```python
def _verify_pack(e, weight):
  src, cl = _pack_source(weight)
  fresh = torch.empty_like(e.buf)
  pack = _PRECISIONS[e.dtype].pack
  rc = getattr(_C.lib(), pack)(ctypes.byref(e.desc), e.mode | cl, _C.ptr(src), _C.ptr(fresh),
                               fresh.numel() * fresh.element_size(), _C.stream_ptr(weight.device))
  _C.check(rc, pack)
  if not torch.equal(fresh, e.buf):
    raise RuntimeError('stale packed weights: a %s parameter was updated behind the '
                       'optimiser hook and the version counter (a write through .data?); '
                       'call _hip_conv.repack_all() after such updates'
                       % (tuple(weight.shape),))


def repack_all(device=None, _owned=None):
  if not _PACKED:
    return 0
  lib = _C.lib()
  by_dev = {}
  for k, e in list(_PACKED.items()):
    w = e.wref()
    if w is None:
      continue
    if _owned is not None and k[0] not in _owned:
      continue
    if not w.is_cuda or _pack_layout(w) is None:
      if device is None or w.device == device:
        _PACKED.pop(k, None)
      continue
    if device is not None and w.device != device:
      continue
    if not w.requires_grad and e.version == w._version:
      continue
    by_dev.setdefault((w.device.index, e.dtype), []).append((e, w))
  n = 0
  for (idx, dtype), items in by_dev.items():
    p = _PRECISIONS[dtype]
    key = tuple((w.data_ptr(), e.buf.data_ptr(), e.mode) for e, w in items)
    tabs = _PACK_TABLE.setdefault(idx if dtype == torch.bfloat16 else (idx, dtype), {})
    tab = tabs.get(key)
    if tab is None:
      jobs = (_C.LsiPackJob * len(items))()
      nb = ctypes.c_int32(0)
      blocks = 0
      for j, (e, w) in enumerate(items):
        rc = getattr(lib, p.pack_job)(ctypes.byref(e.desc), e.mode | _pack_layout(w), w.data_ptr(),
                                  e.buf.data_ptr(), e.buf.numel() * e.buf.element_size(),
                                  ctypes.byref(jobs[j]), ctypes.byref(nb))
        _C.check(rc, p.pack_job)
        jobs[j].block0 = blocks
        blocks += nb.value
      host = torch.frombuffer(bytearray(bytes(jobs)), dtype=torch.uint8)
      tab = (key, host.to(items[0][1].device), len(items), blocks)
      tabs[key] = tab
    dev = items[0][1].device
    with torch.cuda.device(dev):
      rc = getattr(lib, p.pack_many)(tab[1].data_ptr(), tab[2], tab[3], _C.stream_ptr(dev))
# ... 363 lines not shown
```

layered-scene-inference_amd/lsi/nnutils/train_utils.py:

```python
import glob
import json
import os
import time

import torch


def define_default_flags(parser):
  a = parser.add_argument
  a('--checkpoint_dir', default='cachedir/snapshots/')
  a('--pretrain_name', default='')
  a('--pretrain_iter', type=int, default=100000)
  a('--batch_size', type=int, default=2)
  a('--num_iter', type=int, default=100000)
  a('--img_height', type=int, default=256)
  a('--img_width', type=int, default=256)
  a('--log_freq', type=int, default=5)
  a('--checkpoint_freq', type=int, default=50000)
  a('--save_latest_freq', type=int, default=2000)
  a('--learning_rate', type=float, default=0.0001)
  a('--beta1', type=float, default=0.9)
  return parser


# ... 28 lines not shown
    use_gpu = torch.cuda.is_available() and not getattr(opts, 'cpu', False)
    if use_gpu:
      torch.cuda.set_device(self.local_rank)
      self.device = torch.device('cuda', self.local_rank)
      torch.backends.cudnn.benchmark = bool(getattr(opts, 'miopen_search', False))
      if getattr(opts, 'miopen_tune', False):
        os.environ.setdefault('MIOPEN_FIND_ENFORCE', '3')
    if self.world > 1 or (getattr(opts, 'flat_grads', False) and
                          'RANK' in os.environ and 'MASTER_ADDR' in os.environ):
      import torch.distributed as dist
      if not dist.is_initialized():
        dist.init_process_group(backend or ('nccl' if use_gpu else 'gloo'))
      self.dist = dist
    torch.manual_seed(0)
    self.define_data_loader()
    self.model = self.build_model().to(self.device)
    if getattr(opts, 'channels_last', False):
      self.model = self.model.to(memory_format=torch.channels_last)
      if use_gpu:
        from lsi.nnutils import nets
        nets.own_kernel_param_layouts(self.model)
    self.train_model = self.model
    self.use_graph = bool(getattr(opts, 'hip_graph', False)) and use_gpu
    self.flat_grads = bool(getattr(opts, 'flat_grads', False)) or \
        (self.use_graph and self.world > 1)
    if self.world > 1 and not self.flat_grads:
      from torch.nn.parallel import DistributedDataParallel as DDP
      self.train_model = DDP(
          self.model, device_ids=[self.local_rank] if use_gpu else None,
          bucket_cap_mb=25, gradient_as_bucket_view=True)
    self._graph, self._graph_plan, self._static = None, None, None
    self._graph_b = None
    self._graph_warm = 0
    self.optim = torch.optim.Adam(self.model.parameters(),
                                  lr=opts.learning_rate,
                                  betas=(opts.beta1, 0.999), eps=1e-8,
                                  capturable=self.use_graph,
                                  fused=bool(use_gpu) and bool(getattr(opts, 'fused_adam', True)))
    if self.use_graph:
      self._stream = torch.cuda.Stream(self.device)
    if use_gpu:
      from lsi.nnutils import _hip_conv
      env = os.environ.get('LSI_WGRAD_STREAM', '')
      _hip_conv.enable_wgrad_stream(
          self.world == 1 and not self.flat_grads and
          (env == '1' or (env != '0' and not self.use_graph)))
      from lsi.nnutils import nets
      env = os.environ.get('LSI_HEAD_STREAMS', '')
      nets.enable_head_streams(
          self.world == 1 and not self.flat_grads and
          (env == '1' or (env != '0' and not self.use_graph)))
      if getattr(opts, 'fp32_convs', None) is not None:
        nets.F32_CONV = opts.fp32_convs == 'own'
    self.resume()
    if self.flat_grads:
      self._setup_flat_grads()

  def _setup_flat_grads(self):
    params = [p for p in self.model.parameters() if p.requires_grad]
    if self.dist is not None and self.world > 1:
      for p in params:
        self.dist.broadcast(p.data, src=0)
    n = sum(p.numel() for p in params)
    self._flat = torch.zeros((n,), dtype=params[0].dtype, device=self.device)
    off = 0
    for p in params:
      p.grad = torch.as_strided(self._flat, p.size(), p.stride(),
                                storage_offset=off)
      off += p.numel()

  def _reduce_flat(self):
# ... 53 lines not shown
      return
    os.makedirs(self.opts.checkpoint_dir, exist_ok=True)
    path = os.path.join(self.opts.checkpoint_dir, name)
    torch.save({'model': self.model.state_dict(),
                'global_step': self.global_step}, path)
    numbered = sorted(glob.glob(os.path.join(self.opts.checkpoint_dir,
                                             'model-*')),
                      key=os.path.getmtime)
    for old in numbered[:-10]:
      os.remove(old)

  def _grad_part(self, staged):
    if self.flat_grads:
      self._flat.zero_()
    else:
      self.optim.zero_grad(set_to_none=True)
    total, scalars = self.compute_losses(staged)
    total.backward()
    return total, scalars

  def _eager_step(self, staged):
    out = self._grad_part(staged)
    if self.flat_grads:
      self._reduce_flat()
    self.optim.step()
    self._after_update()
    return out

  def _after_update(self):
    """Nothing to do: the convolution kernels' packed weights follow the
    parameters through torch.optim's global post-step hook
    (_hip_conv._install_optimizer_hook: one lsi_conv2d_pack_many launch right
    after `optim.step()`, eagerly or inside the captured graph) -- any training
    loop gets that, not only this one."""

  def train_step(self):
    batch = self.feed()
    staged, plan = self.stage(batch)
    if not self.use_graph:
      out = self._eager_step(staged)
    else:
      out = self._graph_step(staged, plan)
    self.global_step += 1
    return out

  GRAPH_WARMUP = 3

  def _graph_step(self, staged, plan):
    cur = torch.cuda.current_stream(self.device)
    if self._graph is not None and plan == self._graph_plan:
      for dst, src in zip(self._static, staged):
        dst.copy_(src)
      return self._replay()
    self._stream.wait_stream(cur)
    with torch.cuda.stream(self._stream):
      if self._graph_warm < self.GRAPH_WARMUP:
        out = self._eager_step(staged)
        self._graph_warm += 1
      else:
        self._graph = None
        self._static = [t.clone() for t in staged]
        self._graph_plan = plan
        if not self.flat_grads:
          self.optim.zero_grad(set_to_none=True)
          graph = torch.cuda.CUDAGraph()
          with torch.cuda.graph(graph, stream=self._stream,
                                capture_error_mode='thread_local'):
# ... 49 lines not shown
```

**TASK DIRECTIONS**
From the entries above, tally every line holding the string "nnutils". Give only the count.

**WRITTEN SOLUTION**
4